Getting started¶
The oaknut-basic command-line tool converts BBC BASIC programs
between text and their tokenised on-disc form, and numbers unnumbered
source. It is built to sit in a Unix pipeline, so it composes naturally
with disc get and disc put from the disc manual.
Install the tool with its [cli] extra (see Installation), then
ask it what it can do:
$ oaknut-basic --help
Three subcommands¶
numberPrepend ascending line numbers to source that has none — the AUTO equivalent.

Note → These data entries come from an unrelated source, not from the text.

#define SB() __builtin_amdgcn_sched_barrier(0)
#define NOP_() ((void)0)
#define ISSUE_B(step_, buf_)                                                                              \
  do {                                                                                                    \
    const op16_t* wp_ = wbase + (size_t)(step_) * 12288;                                                  \
    _Pragma("unroll") for (int m_ = 0; m_ < NDMA; ++m_)                                                   \
      __builtin_amdgcn_global_load_lds((const __attribute__((address_space(1))) void*)(wp_ + m_ * (NWAVE * 512)),  \
                                       (__attribute__((address_space(3))) void*)(bdst + (buf_) * B_BYTES + m_ * (NWAVE * 1024)), \
                                       16, 0, 0);                                                         \
  } while (0)
#define GLDS(m_)                                                                                          \
  do { if ((m_) < NDMA)                                                                                   \
  __builtin_amdgcn_global_load_lds((const __attribute__((address_space(1))) void*)(wp_ + (m_) * (NWAVE * 512)),    \
                                   (__attribute__((address_space(3))) void*)(bd_ + (m_) * (NWAVE * 1024)), 16, 0, 0); } while (0)
#define XA(m_) do { if ((m_) < NA) areg[m_] = *(const u32x4*)((const char*)xplane + (cbo_ + a_gbyte[m_])); } while (0)
#define WAIT_BARRIER(n_late_)                                                                             \
  do {                                                                                                    \
    asm volatile("s_waitcnt vmcnt(" #n_late_ ") lgkmcnt(0)" ::: "memory");                                \
    __builtin_amdgcn_s_barrier();                                                                         \
    asm volatile("" ::: "memory");                                                                        \
    SB();                                                                                                 \
  } while (0)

See Auto-numbering.
tokeniseTurn a numbered listing into a stored, tokenised program.
detokeniseTurn a stored program back into a listing.

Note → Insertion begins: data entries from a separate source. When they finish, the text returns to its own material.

int sgnn_conv_fwd_impl(const float *x, int64_t n_in, int cin, const float *w, int K, const int32_t *table, int64_t ld,
                       int64_t n_out, int cout, float *y, int flags, int in_shift, const int32_t *kmap,
                       const int32_t *kadd, int in_mul, int groups, int table_rows, const ConvEpi *epi_in,
                       sgnn_stream_t stream) {
  SGNN_CHECK_ARG(cin >= 1 && cout >= 1 && K >= 1 && K <= 64 && n_out >= 0 && ld >= n_out && in_shift >= 0 &&
                 in_shift < 31 && in_mul >= 1 && groups >= 1 && groups <= 64 && table_rows >= 1 &&
                 table_rows <= 64 && (kmap || table_rows >= K));
  if (n_out == 0) return SGNN_OK;
  SGNN_CHECK_ARG(x && w && table && y && n_in >= 1);
  SGNN_CHECK_ARG(ld % CONV_ROWS_PER_BLOCK == 0);
  ConvEpi epi{};
  if (epi_in) epi = *epi_in;
  if (epi.ldx <= 0) epi.ldx = cin;
  if (epi.ldy <= 0) epi.ldy = cout;
  if (epi.ld_add <= 0) epi.ld_add = cout;
  if (epi.ld_bnx <= 0) epi.ld_bnx = cout;
  const bool plain = !kmap && !kadd && in_mul == 1 && groups == 1 && table_rows == K;
  const bool has_epi = epi.ldx != cin || epi.ldy != cout || epi.addend || epi.stats;
  SGNN_CHECK_ARG(epi.ldx >= cin && epi.ldx <= 1024 && epi.ldy >= cout && epi.ldy <= 1024 && epi.ld_add >= cout &&
                 epi.ld_add <= 1024 && epi.ld_bnx >= cout && epi.ld_bnx <= 1024);
  SGNN_CHECK_ARG(epi.stats >= 0 && epi.stats <= 2 && (!epi.stats || (plain && epi.partial)));
  SGNN_CHECK_ARG(epi.stats != 2 || (epi.bn_x && epi.mean && epi.invstd));
  SGNN_CHECK_ARG(!epi.stats || K <= 28);
  const int64_t lmax = epi.ldy > epi.ld_add ? (epi.ldy > epi.ld_bnx ? epi.ldy : epi.ld_bnx)
                                            : (epi.ld_add > epi.ld_bnx ? epi.ld_add : epi.ld_bnx);
  if (n_in * epi.ldx * 4 > 0xFFFFF000ll || n_out * groups * lmax * 4 > 0xFFFFF000ll ||
      (int64_t)table_rows * ld * 4 > 0xFFFFF000ll) {
    sgnn_set_error("sgnn_conv_fwd: a slab exceeds the 4 GiB raw-buffer window (n_in=%lld cin=%d n_out=%lld cout=%d)",
                   (long long)n_in, cin, (long long)n_out, cout);
    return SGNN_EOVERFLOW;
  }
  hipStream_t s = (hipStream_t)stream;
  const ConvEx ex{kmap, kadd, in_mul, groups, table_rows};
  const unsigned grid4 = (unsigned)((n_out + CONV_ROWS_PER_BLOCK - 1) / CONV_ROWS_PER_BLOCK) * (unsigned)groups;
  const unsigned grid1 = (unsigned)((n_out + 63) / 64) * (unsigned)groups;
  const bool small = grid4 < CONV_SMALL_GRID;
  bool done = false;
  const int prof = sgnn_prof_begin_launch(0, n_out * groups, cin, cout, K, flags, s);
#define LAUNCH_FWD(CI, CO, EXV)                                                                         \
  do {                                                                                                  \
    if (small && !EXV && K <= 28 && (g_tune.conv_small || epi.stats))                                      \
      SGNN_LAUNCH((k_conv_small<CI, CO>), dim3((unsigned)((n_out + 15) / 16)), dim3(256), 0, s,         \
                         x, n_in, w, table, ld, K, n_out, y, flags, in_shift, epi);                     \
    else if (small)                                                                                     \
      SGNN_LAUNCH((k_conv_fwd<CI, CO, 1, EXV>), dim3(grid1), dim3(256), 0, s, x, n_in, w, table,        \
                         ld, K, n_out, y, flags, in_shift, ex, epi, 0);                                 \
    else                                                                                                \
      conv_launch_big<CI, CO, EXV>(grid4, s, x, n_in, w, table, ld, K, n_out, y, flags, in_shift, ex, epi); \
    done = true;                                                                                        \
  } while (0)
  if (plain && !small && g_tune.conv_unrolled && sgnn_conv_u_supported(cin, cout, K))
    done = sgnn_conv_u_launch(x, n_in, cin, w, K, table, ld, n_out, cout, y, flags, in_shift, epi, s);
#define X(CI, CO) \
  if (!done && plain && cin == CI && cout == CO) LAUNCH_FWD(CI, CO, false);
  CONV_FWD_CASES(X)
#undef X
#define X(CI, CO) \
  if (!done && !plain && cin == CI && cout == CO) LAUNCH_FWD(CI, CO, true);
  CONV_EX_CASES(X)
#undef X
  if (!done) {
    if (has_epi) {
      sgnn_set_error("sgnn_conv_fwd_epi: strided / fused epilogues need one of the compiled (cin, cout) shapes, got (%d, %d)", cin, cout);
      return SGNN_EINVAL;
    }
    const int64_t total = n_out * groups * cout;
    SGNN_LAUNCH(k_conv_fwd_generic, dim3((unsigned)((total + 255) / 256)), dim3(256), 0, s, x, cin, w, K,
                       table, ld, n_out, cout, y, flags, in_shift, ex, epi.n_dev);
  }
  sgnn_prof_end_launch(prof, s);
  SGNN_CHECK_LAUNCH();
  return SGNN_OK;
}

Every subcommand reads from a file or standard input and writes to a file or standard output, so the same invocation works file-to-file and in a pipe.
Files and pipes¶
Each command takes an optional INPUT and OUTPUT argument. Both
default to - — standard input and standard output — so a bare
command is a filter:
$ printf 'PRINT "HELLO"\nGOTO 10\n' | oaknut-basic number
10 PRINT "HELLO"
20 GOTO 10
Naming the files instead converts one to the other on disc:
$ oaknut-basic number draft.bas numbered.bas
$ cat numbered.bas
10 CLS
20 PRINT "HI"
30 END
Round-tripping¶
Tokenising and de-tokenising are exact inverses at the byte level, so a program survives a there-and-back trip unchanged:
$ printf '10 PRINT\n20 GOTO 10\n' | oaknut-basic tokenise | oaknut-basic detokenise
10 PRINT
20 GOTO 10
Composing with disc¶
Because every command is a stdio filter, it slots between disc get
and disc put to edit a program in place on a disc image — pull the
tokenised program out, de-tokenise it, and (after editing) tokenise it
back:
$ disc get game.ssd MENU - | oaknut-basic detokenise > menu.bas
$ oaknut-basic tokenise menu.bas | disc put game.ssd MENU -
Text encoding is handled at this boundary: by default the tool reads and
writes the BBC Acorn character set, the form a program has on
real media. Pass --encoding utf-8 when the host file is UTF-8. See
Text encoding and line endings.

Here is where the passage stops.